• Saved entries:
#define XCALL(...)                                                                                  \
  do {                                                                                              \
    const int st_ = (__VA_ARGS__);                                                                  \
    TORCH_CHECK(st_ == 0, "xequinet_amd: ", #__VA_ARGS__, " failed (", st_, "): ", xeq_last_error()); \
// ... 615 lines not shown
                            g.fwd.dbasis.defined() ? g.fwd.dbasis.data_ptr() : nullptr, st));
  } else {
    const int w = xeq_edge_basis_width(hy.B);
    g.sb_basis = at::empty({E, w}, fopt);
    g.sb_dbasis = at::empty({E, w}, fopt);
    XCALL(xeq_edge_basis(dt, vec.data_ptr(), E, hy.rbf_kind, hy.cutoff_kind, hy.B, hy.cutoff, p0.data_ptr(), OP(p1),
                         g.sb_basis.data_ptr(), g.sb_dbasis.data_ptr(), st));
  }

  auto wq_w = [&](const Tensor* q) {
    const Tensor* pk = wq_weight_pack(q[4], q[5], hy.B, F, mul);
    TORCH_CHECK(pk != nullptr, "xeq::xpainn_eval: rbf_lin weights cannot be packed for the wq kernels");
    return pk;
  };
  const bool nb_ok = dt == XEQ_F32 && hy.layer_norm && xeq_node_block_supported(XEQ_F32, F, mul) && xeq_node_block_auto(N);
  for (int b = 0; b < hy.blocks; ++b) {
    const Tensor* q = &prm[P_BLOCK0 + P_PER_BLOCK * b];
    {
      MsgSaved& m = msv[b];
      if (b > 0 && !m.h.defined()) {
        m.s = s;
        m.x = x;
        NormOut no = norm_fwd(hy, s, x, q[6], q[7], q[8], q[9], Tensor(), 0);
        m.stats = no.stats;
        m.xhat = no.xhat;
        mlp_fwd(no.shat, q[0], q[1], q[2], q[3], m.pre, m.h);
      }
      Tensor s_out = at::empty_like(s), x_out = at::empty_like(x);
      m.impl = impl;
      if (impl == 0) {
// ... 17 lines not shown
      u.s = s;
      u.x = x;
      const bool last_blk = b == hy.blocks - 1;
      if (nb_ok) {
        const Tensor* qn = last_blk ? nullptr : &prm[P_BLOCK0 + P_PER_BLOCK * (b + 1)];
        const NbPacks* pk = nb_packs(q, qn, !last_blk);
        auto fp = [](const Tensor& t) { return t.defined() ? (const float*)t.data_ptr() : nullptr; };
        auto fpm = [](Tensor& t) { return t.defined() ? (float*)t.data_ptr() : nullptr; };
        const int64_t NR = xeq_node_block_rows(N);
        u.uv = at::empty({2 * NR * D}, fopt);
        u.stats = at::empty({N, 4}, fopt);
        u.pre = at::empty({NR, F}, fopt);
        u.a = at::empty({NR, C + 2 * F}, fopt);
        u.ip = at::empty({NR, F}, fopt);
        Tensor p_scr = at::empty({NR, C}, fopt);
        Tensor s_out = at::empty_like(s), x_out = last_blk ? Tensor() : at::empty_like(x);
        MsgSaved* mn = last_blk ? nullptr : &msv[b + 1];
        if (mn) {
          mn->stats = at::empty({N, 4}, fopt);
          mn->xhat = at::empty({N * D}, fopt);
          mn->pre = at::empty({NR, F}, fopt);
          mn->h = at::empty({N, H}, fopt);
        }
        XCALL(xeq_node_block_fwd(N, fp(s), fp(x), fp(q[19]), fp(q[20]), fp(q[21]), fp(q[22]), fp(pk->bias_uv), fp(q[16]), fp(q[18]),
                                 hy.inv_eps, pk->fwd.data_ptr(), fpm(p_scr), fpm(u.uv), fpm(u.stats), fpm(u.pre), fpm(u.a), fpm(u.ip),
                                 fpm(s_out), fpm(x_out), qn ? fp(qn[6]) : nullptr, qn ? fp(qn[7]) : nullptr, qn ? fp(qn[8]) : nullptr,
                                 qn ? fp(qn[9]) : nullptr, qn ? fp(qn[1]) : nullptr, qn ? fp(qn[3]) : nullptr,
                                 mn ? fpm(mn->stats) : nullptr, mn ? fpm(mn->xhat) : nullptr, mn ? fpm(mn->pre) : nullptr,
                                 mn ? fpm(mn->h) : nullptr, st));
        s = s_out;
// ... 23 lines not shown
          const Tensor& W = q[10 + xb[k].l];
          if (xb[k].l == 0 && q[13].numel() > 0) at::addmm_out(ub[k].view, q[13], xb[k].view, W);
          else at::mm_out(ub[k].view, xb[k].view, W);
        }
        XCALL(xeq_uv_reduce_fwd(dt, u.uv.data_ptr(), N, mul, hy.inv_eps, cat.data_ptr(), F + C, F, p.data_ptr(), st));
      }
      mlp_and_linear_fwd(cat, q[15], q[16], q[17], q[18], p, q[14], u.pre, u.a, u.ip);
      const bool last = b == hy.blocks - 1;
      Tensor s_out = at::empty_like(s), x_out = last ? Tensor() : at::empty_like(x);
      XCALL(xeq_update_out_fwd(dt, s.data_ptr(), x.data_ptr(), u.uv.data_ptr(), u.a.data_ptr(), u.ip.data_ptr(), N, F, mul,
                               s_out.data_ptr(), last ? nullptr : x_out.data_ptr(), st));
      s = s_out;
      x = x_out;
    }
  }
  const Tensor* t = &prm[P_BLOCK0 + P_PER_BLOCK * hy.blocks];
  const LinPack* head_pk = dt == XEQ_F32 && t[0].size(0) % 4 == 0 && t[2].size(0) == 1 ? lin_pack(t[0], t[1]) : nullptr;
  const bool head_native = head_pk != nullptr && head_pk->bwd.defined();
  Tensor pre_o, atomic, jac;
  const bool head_fused = head_native && s.stride(1) == 1 && s.stride(0) % 4 == 0 && t[1].defined() && t[1].numel() > 0 &&
                          xeq_head_supported(XEQ_F32, F, (int)t[0].size(0));
  if (head_fused) {
    atomic = at::empty({N}, fopt);
    if (compute_forces || compute_virial) jac = at::empty({N, (int64_t)F}, fopt);
    XCALL(xeq_head_fwd(s.data_ptr(), s.stride(0), N, F, (int)t[0].size(0), head_pk->fwd.data_ptr(), head_pk->bwd.data_ptr(), t[2].data_ptr(),
                       t[3].data_ptr(), atomic.data_ptr(), jac.defined() ? jac.data_ptr() : nullptr, st));
  } else if (head_native) {
    const Tensor hidden = linear_fwd(s, t[0], t[1], 1, nullptr, &pre_o);
    atomic = at::empty({N}, fopt);
    XCALL(xeq_head_dot(hidden.data_ptr(), N, (int)t[0].size(0), t[2].data_ptr(), t[3].data_ptr(), atomic.data_ptr(), st));
  } else {
    pre_o = at::addmm(t[1], s, t[0].t());
    atomic = at::addmm(t[3], at::silu(pre_o), t[2].t()).reshape({-1});
  }
  Tensor energy = at::empty({G}, fopt);
  XCALL(xeq_segment_sum(dt, atomic.data_ptr(), (const int64_t*)ptr64.data_ptr(), G, 1, energy.data_ptr(), st));
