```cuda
template<int K, bool NODUPES, bool CT>
cudaError_t launch_k2(MmaArgs p, int dirs, cudaStream_t stream) {
    constexpr int smem = v2_smem_bytes<K>();
    auto kernel = search_mma2_kernel<K, NODUPES, CT>;
    cudaError_t err = configure_once(kernel, smem);
    if (err != cudaSuccess)
        return err;
    const int sms = sm_count_of_current_device();
    p.mtiles = (p.cols + 2 * TM - 1) / (2 * TM);
    p.items = (long long)dirs * p.rows * p.mtiles;
    if (p.items > 0x7FFFFFFFLL)
        return cudaErrorInvalidConfiguration;
    const unsigned grid = (unsigned)(p.items < sms ? p.items : sms);
    kernel<<<grid, V2_THREADS, smem, stream>>>(p);
    return cudaGetLastError();
}

template<int K, bool NODUPES, bool CT>
cudaError_t launch_k(MmaArgs p, int dirs, cudaStream_t stream) {
    const int smem = search_mma_smem_bytes(K);
    auto kernel = search_mma_kernel<K, NODUPES, CT>;
    cudaError_t err = configure_once(kernel, smem);
    if (err != cudaSuccess)
        return err;
    const int resident = sm_count_of_current_device() * (K <= 8 ? 2 : 1);
    p.items = (long long)dirs * p.rows * p.mtiles;
    if (p.items > 0x7FFFFFFFLL)
        return cudaErrorInvalidConfiguration;
    const unsigned grid = (unsigned)(p.items < resident ? p.items : resident);
    kernel<<<grid, NTHREADS, smem, stream>>>(p);
    return cudaGetLastError();
}

template<int K>
cudaError_t launch_k3(MmaArgs p, cudaStream_t stream) {
    auto kernel = search_mma3_kernel<K>;
    constexpr int smem = V3_SMEM_BYTES<K>;
    cudaError_t err = configure_once(kernel, smem);
    if (err != cudaSuccess)
        return err;
    p.mtiles = (p.cols + 2 * TN - 1) / (2 * TN);
    p.items = (long long)p.rows * p.mtiles;
    if (p.items > 0x7FFFFFFFLL)
        return cudaErrorInvalidConfiguration;
    if ((err = cudaMemsetAsync(p.fwd_first, 0xFF, (size_t)p.rows * p.cols * sizeof(uint32_t), stream)) != cudaSuccess)
        return err;
    const int sms = sm_count_of_current_device();
    const unsigned grid = (unsigned)(p.items < sms ? p.items : sms);
    kernel<<<grid, V3_THREADS, smem, stream>>>(p);
    return cudaGetLastError();
}

}

int search_mma_smem_bytes(int K) {
    const int stages = K == 4 ? STAGES<4> : K == 8 ? STAGES<8> : K == 12 ? STAGES<12> : STAGES<16>;
    const int lefts = K == 4 ? LEFT_BUFFERS<4> : 1;
    const int packed = K == 4 ? PACKED_STAGES<4> : K == 8 ? PACKED_STAGES<8> : PACKED_STAGES<16>;
    return (lefts + stages) * (K / 4) * ATOM_BYTES + packed * TN * K * 4 + 1024;
}

namespace {
std::atomic<int> g_variant { -1 };
std::atomic<int> g_colterm { -1 };
std::atomic<long long> g_timeout_ms { -1 };
std::atomic<unsigned int*> g_timeout_flag { nullptr };
std::mutex g_timeout_mutex;

unsigned int* mma_timeout_flag() {
    unsigned int* f = g_timeout_flag.load(std::memory_order_acquire);
    if (f)
        return f;
    std::lock_guard<std::mutex> lk(g_timeout_mutex);
    f = g_timeout_flag.load(std::memory_order_acquire);
    if (!f) {
        void* p = nullptr;
        if (cudaHostAlloc(&p, 64, cudaHostAllocPortable | cudaHostAllocMapped) != cudaSuccess) {
            cudaGetLastError();
            return nullptr;
        }
        memset(p, 0, 64);
        f = static_cast<unsigned int*>(p);
        g_timeout_flag.store(f, std::memory_order_release);
    }
    return f;
}

unsigned long long mma_timeout_ns() {
    long long ms = g_timeout_ms.load(std::memory_order_relaxed);
    if (ms < 0) {
        const char* v = getenv("BICOS_B200_MMA_TIMEOUT_MS");
        ms = v ? atoll(v) : 0;
        if (ms <= 0)
            ms = 10000;
        g_timeout_ms.store(ms, std::memory_order_relaxed);
    }
    return (unsigned long long)ms * 1000000ull;
}
}

unsigned int search_mma_take_timeout() {
    unsigned int* f = g_timeout_flag.load(std::memory_order_acquire);
    if (!f)
        return 0;
    const unsigned int v = *(volatile unsigned int*)f;
    if (v)
        *(volatile unsigned int*)f = 0;
    return v;
}

int search_mma_variant() {
    int g = g_variant.load(std::memory_order_relaxed);
    if (g < 0) {
        const char* v = getenv("BICOS_B200_MMA_VARIANT");
        g = v && v[0] == '3' ? 3 : v && v[0] == '2' ? 2 : v && v[0] == '1' ? 1 : 0;
        g_variant.store(g, std::memory_order_relaxed);
    }
    return g;
}

void set_search_mma_variant(int v) {
    g_variant.store(v >= 1 && v <= 3 ? v : 0, std::memory_order_relaxed);
}

bool search_mma_colterm() {
    int g = g_colterm.load(std::memory_order_relaxed);
    if (g < 0) {
        const char* v = getenv("BICOS_B200_MMA_COLTERM");
        g = v ? (v[0] == '1') : BICOS_MMA_COLTERM_DEFAULT;
        g_colterm.store(g, std::memory_order_relaxed);
    }
    return g == 1;
}

void set_search_mma_colterm(bool on) {
    g_colterm.store(on ? 1 : 0, std::memory_order_relaxed);
}

bool search_mma_onepass_applies(int K, int cols, int flags, int free_top_bits) {
    const int variant = search_mma_variant();
    return (K == 4 || K == 8) && cols >= 1 && cols <= COL_MAX + 1 && flags == FLAG_CONSISTENCY && free_top_bits >= 2
        && (variant == 3 || variant == 0) && search_mma_colterm();
}

bool search_mma_supports(int K, int cols) {
    return (K == 4 || K == 8 || K == 12 || K == 16) && cols >= 1 && cols <= COL_MAX + 1;
}

cudaError_t launch_search_mma(
    const uint32_t* desc0,
    const uint32_t* desc1,
    int K,
    int rows,
    int cols,
    size_t desc_pitch_words,
    int flags,
    uint32_t* fwd_first,
    uint32_t* fwd_last,
    uint32_t* rev_first,
    uint32_t* rev_last,
    cudaStream_t stream,
    int free_top_bits
) {
    const bool top_bit_free = free_top_bits >= 1;
    if (rows <= 0 || !search_mma_supports(K, cols))
        return cudaErrorInvalidValue;
    if ((((uintptr_t)desc0 | (uintptr_t)desc1) & 15) != 0 || (desc_pitch_words & 3) != 0)
        return cudaErrorMisalignedAddress;
    MmaArgs p;
    p.left = desc0;
    p.right = desc1;
    p.rows = rows;
    p.cols = cols;
    p.pitch_words = desc_pitch_words;
    p.mtiles = (cols + TM - 1) / TM;
    p.ntiles = (cols + TN - 1) / TN;
    p.fwd_first = fwd_first;
    p.fwd_last = fwd_last;
    p.rev_first = rev_first;
    p.rev_last = rev_last;
    p.timeout_flag = mma_timeout_flag();
    p.timeout_ns = mma_timeout_ns();
    const int dirs = (flags & FLAG_CONSISTENCY) ? 2 : 1;
    const bool nodupes = (flags & FLAG_NODUPES) != 0;
    const long long pair_items = (long long)dirs * rows * ((cols + 2 * TM - 1) / (2 * TM));
    const int variant = search_mma_variant();
    if (search_mma_onepass_applies(K, cols, flags, free_top_bits)) {
        note_search_kernel("mma3<K=%d,nodupes=0,ct=2,onepass=1>", K);
        return K == 4 ? launch_k3<4>(p, stream) : launch_k3<8>(p, stream);
    }
    const bool v2 = (K == 4 || K == 8) && (variant == 2 || (variant == 0 && pair_items >= 2 * sm_count_of_current_device()));
    const bool ct = top_bit_free && (K == 4 || K == 8) && search_mma_colterm();
    note_search_kernel("mma%d<K=%d,nodupes=%d,ct=%d,dirs=%d>", v2 ? 2 : 1, K, (int)nodupes, (int)ct, dirs);
#define BICOS_MMA_DISPATCH(LAUNCH, KK)                                                                      \
    (ct ? (nodupes ? LAUNCH<KK, true, true>(p, dirs, stream) : LAUNCH<KK, false, true>(p, dirs, stream))      \
        : (nodupes ? LAUNCH<KK, true, false>(p, dirs, stream) : LAUNCH<KK, false, false>(p, dirs, stream)))
    if (v2 && K == 4)
        return BICOS_MMA_DISPATCH(launch_k2, 4);
    if (v2 && K == 8)
        return BICOS_MMA_DISPATCH(launch_k2, 8);
    switch (K) {
        case 4:
            return BICOS_MMA_DISPATCH(launch_k, 4);
        case 8:
            return BICOS_MMA_DISPATCH(launch_k, 8);
        case 12:
            return nodupes ? launch_k<12, true, false>(p, dirs, stream) : launch_k<12, false, false>(p, dirs, stream);
        case 16:
            return nodupes ? launch_k<16, true, false>(p, dirs, stream) : launch_k<16, false, false>(p, dirs, stream);
    }
#undef BICOS_MMA_DISPATCH
    return cudaErrorInvalidValue;
}

}
```

Before: 2013.

## Fold per-tile bias into an extra MMA for the K=4 one-pass kernel

```diff
diff --git a/libbicos_b200/csrc/search_mma.cu b/libbicos_b200/csrc/search_mma.cu
--- a/libbicos_b200/csrc/search_mma.cu
+++ b/libbicos_b200/csrc/search_mma.cu
@@ -208,6 +208,12 @@
     d |= (uint64_t)(1024 >> 4) << 32;
     d |= (uint64_t)1 << 46;
     d |= (uint64_t)2 << 61;
+    return d;
+}
+
+__device__ __forceinline__ uint64_t smem_desc_rows_repeated(uint32_t saddr) {
+    uint64_t d = (uint64_t)((saddr & 0x3FFFFu) >> 4);
+    d |= (uint64_t)1 << 46;
     return d;
 }
 
@@ -980,16 +986,18 @@
 }
 
 constexpr int V3_THREADS = 512;
-template<int K>
-constexpr int V3_REGS_LAUNCH = K == 4 ? 104 : 112;
-constexpr int V3_REGS_EPILOGUE = 168;
-template<int K>
+template<int K, bool BIAS>
+constexpr int V3_REGS_LAUNCH = BIAS ? 128 : K == 4 ? 104 : 112;
+template<bool BIAS>
+constexpr int V3_REGS_EPILOGUE = BIAS ? 216 : 168;
+template<int K, bool BIAS>
 constexpr int V3_REGS_PRODUCER = K == 4 ? 40 : 56;
-template<int K>
+template<int K, bool BIAS>
 constexpr int V3_REGS_ISSUER = K == 4 ? 40 : 56;
-template<int K>
-constexpr bool V3_REGS_FIT = 256 * V3_REGS_EPILOGUE + 128 * V3_REGS_PRODUCER<K> + 128 * V3_REGS_ISSUER<K> <= V3_THREADS * V3_REGS_LAUNCH<K>;
-static_assert(V3_REGS_FIT<4> && V3_REGS_FIT<8>, "register budget");
+template<int K, bool BIAS>
+constexpr bool V3_REGS_FIT = 256 * V3_REGS_EPILOGUE<BIAS> + 128 * V3_REGS_PRODUCER<K, BIAS> + 128 * V3_REGS_ISSUER<K, BIAS> <= V3_THREADS * V3_REGS_LAUNCH<K, BIAS>;
+static_assert(V3_REGS_FIT<4, false> && V3_REGS_FIT<4, true> && V3_REGS_FIT<8, false>, "register budget");
+static_assert(V3_THREADS * V3_REGS_LAUNCH<4, true> <= 65536, "register file");
 template<int K>
 constexpr int V3_ASLOTS = K == 4 ? 4 : 2;
 constexpr int V3_PACKED = 4;
@@ -998,12 +1006,17 @@
 constexpr int V3_PACKED_BYTES = TN * K * 4;
 template<int K>
 constexpr int V3_OFFSET = K == 4 ? 0 : 16384;
+template<bool BIAS>
+constexpr int V3_CHUNK_BYTES = BIAS ? ATOM_BYTES : 0;
 constexpr int V3_STATE_STRIDE = 132;
 constexpr int V3_STATE_BYTES = 64 * V3_STATE_STRIDE * 4;
 constexpr int V3_FIN_BYTES = 2 * TN * 4;
-template<int K>
-constexpr int V3_SMEM_BYTES = 4 * (K / 4) * ATOM_BYTES + V3_PACKED * V3_PACKED_BYTES<K> + 2 * V3_STATE_BYTES + 2 * V3_FIN_BYTES + 1024;
-static_assert(V3_SMEM_BYTES<8> <= 227 * 1024, "shared memory");
+constexpr int V3_MAX_TILES = (COL_MAX + 1) / TN;
+template<bool BIAS>
+constexpr int V3_TABLE_BYTES = BIAS ? V3_MAX_TILES * 128 : 0;
+template<int K, bool BIAS>
+constexpr int V3_SMEM_BYTES = 4 * (K / 4) * ATOM_BYTES + 4 * V3_CHUNK_BYTES<BIAS> + V3_PACKED * V3_PACKED_BYTES<K> + 2 * V3_STATE_BYTES + 2 * V3_FIN_BYTES + V3_TABLE_BYTES<BIAS> + 1024;
+static_assert(V3_SMEM_BYTES<8, false> <= 227 * 1024 && V3_SMEM_BYTES<4, true> <= 227 * 1024, "shared memory");
 constexpr uint32_t IDESC3 = (2u << 4) | (0u << 7) | (1u << 10) | ((uint32_t)(TN >> 3) << 17) | ((uint32_t)(TM >> 4) << 24);
 
 __device__ __forceinline__ void tc_store8(uint32_t taddr, const uint32_t (&v)[8]) {
@@ -1029,7 +1042,7 @@
     return r;
 }
 
-template<int K>
+template<int K, bool BIAS>
 __device__ __forceinline__ void expand_moving_to_tmem(const uint4 (&d)[K / 4], uint32_t taddr) {
 #pragma unroll
     for (int q = 0; q < K / 4; ++q) {
@@ -1045,7 +1058,7 @@
         v[5] = expand_word<true, 5>(w[wi]);
         v[6] = expand_word<true, 6>(w[wi]);
         v[7] = expand_word<true, 7>(w[wi]);
-        if (q == K / 4 - 1 && wi == 3) {
+        if (!BIAS && q == K / 4 - 1 && wi == 3) {
             v[6] |= 128u << 24;
             v[7] |= 1u << 24;
         }
@@ -1055,8 +1068,8 @@
     tc_store_wait();
 }
 
-template<int K>
-__device__ __forceinline__ void expand_block_pixel(const uint4 (&d)[K / 4], uint32_t tile, int r) {
+template<int K, bool BIAS>
+__device__ __forceinline__ void expand_block_pixel(const uint4 (&d)[K / 4], uint32_t tile, uint32_t chunk, int r) {
     const uint32_t row = tile + (uint32_t)r * 128u;
     const uint32_t sw = (uint32_t)(r & 7);
     int pc = 0;
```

• Work instruction: If a line in the entries includes the word "taddr", copy that line out.

• Answer to this problem:
 __device__ __forceinline__ void tc_store8(uint32_t taddr, const uint32_t (&v)[8]) {
 __device__ __forceinline__ void expand_moving_to_tmem(const uint4 (&d)[K / 4], uint32_t taddr) {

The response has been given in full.